いろはにほへと


唇を噛み締める飯田が、あの日の駐車場の時のそれと重なる。

『ねぇ…もう一回しませんか?』

そう言って、キスをねだるように、顔を上げた飯田から、俺は顔を背け、植え込みまで走ると、吐いた。

纏わりつく香り、押し付けられた感触、蜘蛛の巣に引っかかった時のように、絡まる全てが、忌々しく。

嫌で嫌で仕方なかった。

その時の飯田も、やはり今と同じように唇を悔し気に噛んでいた気がする。
うろ覚えだけれど。


「俺も、最初はそのやり方で、正解なのかと思ってた。DYLKには世話になってるし、ルーチェはこの枠組みの中でやっていくしかないって。
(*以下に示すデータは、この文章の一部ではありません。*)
# LMCache/LMCache

Hardware: NVIDIA B200
Metric: kv_encode_decode_raw_GBps (higher is better)
Workload: dtype f32->u8 (bf16 KV)

## Files before the change

lmcache_b200/csrc/codec.cu:

```cuda
#include <cuda_bf16.h>
#include <cuda_fp16.h>
#include <cuda_runtime.h>
#include <stdint.h>
#include <stdlib.h>

#include "ac_core.cuh"
#include "common.cuh"

namespace b200kv {

constexpr int CT = 128;
constexpr int SPW = 6;
constexpr int SYMW = 43;
constexpr int PAIRW = 33;
constexpr int TEMPW_FUSED = 40;
constexpr int TEMPW_SPLIT = 132;
constexpr int TEMPW_FUSED_RANS = 48;
constexpr int CODER_AC = 0, CODER_RANS = 1;
constexpr int CODER_RANS_COMPACT = 2;
constexpr int kHdrRowWords = 8;
constexpr int TEMPW_FUSED_RANS_HDR = TEMPW_FUSED_RANS + kHdrRowWords;

struct EncParams {
    PlaneTable pt;
    int64_t sT, sH, tok_begin;
    const int64_t* slot_map;
    int32_t L, H, D, C, dtype;
    int32_t n_chunks, chunk_tokens, last_chunk_tokens, tpp;
    int32_t tiles_full, tempw;
    int32_t stage_bytes;
    int32_t coder;
    int32_t compact;
    uint8_t* out;
    int64_t out_stride;
    uint64_t* sizes_out;
    uint32_t* temp;
    uint32_t* rstate;
    uint32_t* tile_tot;
    unsigned long long* totals;
    unsigned int* err;
};

template <class Prm>
__device__ __forceinline__ Layout layout_of(const Prm& P, int t) {
    return make_layout(P.L, P.C, t, P.compact);
}

__device__ __forceinline__ uint32_t load_len(const uint8_t* sec, int64_t idx, bool compact) {
    return compact ? 2u * (uint32_t)sec[idx] : (uint32_t)reinterpret_cast<const int32_t*>(sec)[idx];
}
__device__ __forceinline__ void store_len(uint8_t* sec, int64_t idx, uint32_t len, bool compact) {
    if (compact) sec[idx] = (uint8_t)(len >> 1);
    else reinterpret_cast<int32_t*>(sec)[idx] = (int32_t)len;
}

__device__ __forceinline__ uint32_t build_stream_header(const uint32_t (&cnt)[32], uint32_t mask, uint32_t wany, int nb,
                                                        uint32_t* rowfront, uint32_t& w0, uint32_t& w1) {
    const uint32_t top = 0x80000000u >> __clz((int)mask);
    const uint32_t st = mask & ~top;
    const uint32_t mb = (uint32_t)hdr_mask_bytes(nb);
    w0 = 0u;
    w1 = 0u;
    uint32_t widx = 0u, acc = mask, sh = 8u * mb;
    auto flush = [&]() {
        if (widx == 0u) w0 = acc;
        else if (widx == 1u) w1 = acc;
        else rowfront[widx - 2u] = acc;
        ++widx;
        acc = 0u;
        sh = 0u;
    };
    if (sh == 32u) flush();
#pragma unroll
    for (int i = 0; i < 32; ++i) {
        if (i < nb && ((wany >> i) & 1u) && ((st >> i) & 1u)) {
            acc |= cnt[i] << sh;
            sh += 8u;
            if (sh == 32u) flush();
        }
    }
    uint32_t hlen = mb + (uint32_t)__popc(st);
    hlen += hlen & 1u;
    if (sh != 0u) flush();
    return hlen;
}

__device__ __forceinline__ uint32_t read_header_mask(const uint8_t* p, int nb) {
    uint32_t m = *reinterpret_cast<const uint16_t*>(p);
    if (nb > 16) m |= (uint32_t)*reinterpret_cast<const uint16_t*>(p + 2) << 16;
    if (nb <= 8) m &= 0xffu;
    return nb >= 32 ? m : m & ((1u << nb) - 1u);
}

__device__ __forceinline__ int chunk_tokens_of(const EncParams& P, int j) {
    return j == P.n_chunks - 1 ? P.last_chunk_tokens : P.chunk_tokens;
}

template <bool PAGED>
__device__ __forceinline__ int64_t tok_row(const int64_t* slot_map, int64_t tok) {
    if constexpr (PAGED) return __ldg(slot_map + tok);
    else return tok;
}

template <bool VEC, bool PAGED>
__global__ void __launch_bounds__(256) absmax_kernel(EncParams P, int64_t total_tokens) {
    const int64_t warp = (blockIdx.x * (int64_t)blockDim.x + threadIdx.x) >> 5;
    const int lane = threadIdx.x & 31;
    const int64_t nrows = (int64_t)2 * P.L * total_tokens;
    if (warp >= nrows) return;
    const int nl = (int)(warp / total_tokens);
    const int64_t T = warp % total_tokens;
    const uint16_t* row = P.pt.p[nl] + tok_row<PAGED>(P.slot_map, P.tok_begin + T) * P.sT;
    uint32_t m = 0;
    if (VEC) {
        const int vec_per_head = P.D >> 3;
        const int nvec = P.H * vec_per_head;
        for (int v = lane; v < nvec; v += 32) {
            const int h = v / vec_per_head, dv = v - h * vec_per_head;
            const uint4 q = __ldg(reinterpret_cast<const uint4*>(row + (int64_t)h * P.sH + dv * 8));
            const uint32_t w[4] = {q.x, q.y, q.z, q.w};
#pragma unroll
            for (int k = 0; k < 4; ++k) {
                const uint32_t a = w[k] & 0x7fff7fffu;
                m = max(m, max(a & 0xffffu, a >> 16));
            }
        }
    } else {
        for (int c = lane; c < P.C; c += 32) {
            const int h = c / P.D, d = c - h * P.D;
            m = max(m, (uint32_t)(__ldg(row + (int64_t)h * P.sH + d) & 0x7fffu));
        }
    }
    m = __reduce_max_sync(0xffffffffu, m);
    if (lane == 0) {
        const int j = (int)(T / P.chunk_tokens);
        const int tj = chunk_tokens_of(P, j);
        const Layout lo = layout_of(P, tj);
        uint16_t* maxes = reinterpret_cast<uint16_t*>(P.out + (int64_t)j * P.out_stride + lo.off_maxes);
        maxes[(int64_t)nl * tj + (T - (int64_t)j * P.chunk_tokens)] = (uint16_t)m;
    }
}

__device__ __forceinline__ uint32_t block_excl_scan(uint32_t v, uint32_t* s_warp, uint32_t* total) {
    const int lane = threadIdx.x & 31, wid = threadIdx.x >> 5;
    uint32_t inc = v;
#pragma unroll
    for (int o = 1; o < 32; o <<= 1) {
        uint32_t n = __shfl_up_sync(0xffffffffu, inc, o);
        if (lane >= o) inc += n;
    }
    if (lane == 31) s_warp[wid] = inc;
    __syncthreads();
    uint32_t base = 0, tot = 0;
#pragma unroll
    for (int w = 0; w < CT / 32; ++w) {
        const uint32_t s = s_warp[w];
        if (w < wid) base += s;
        tot += s;
    }
    *total = tot;
    return base + inc - v;
}
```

でもー、身体が拒否して…歌えなくて用無しみたいな扱いを受けて、声が戻った時…今直ぐ死んでも後悔しない唄を歌いたいって思った。」

立て直すには、信頼できるチームに、ルーチェが戻る必要があった。

「だから、早川誠を選んだ。」

飯田は仕事熱心だが、信頼性には欠ける。
先日の事が、会社の為を思ってたとして百歩譲って許しても、まこちゃんは、会社ではなく、ルーチェを守ろうとしてくれた。
そこが決定的に違った。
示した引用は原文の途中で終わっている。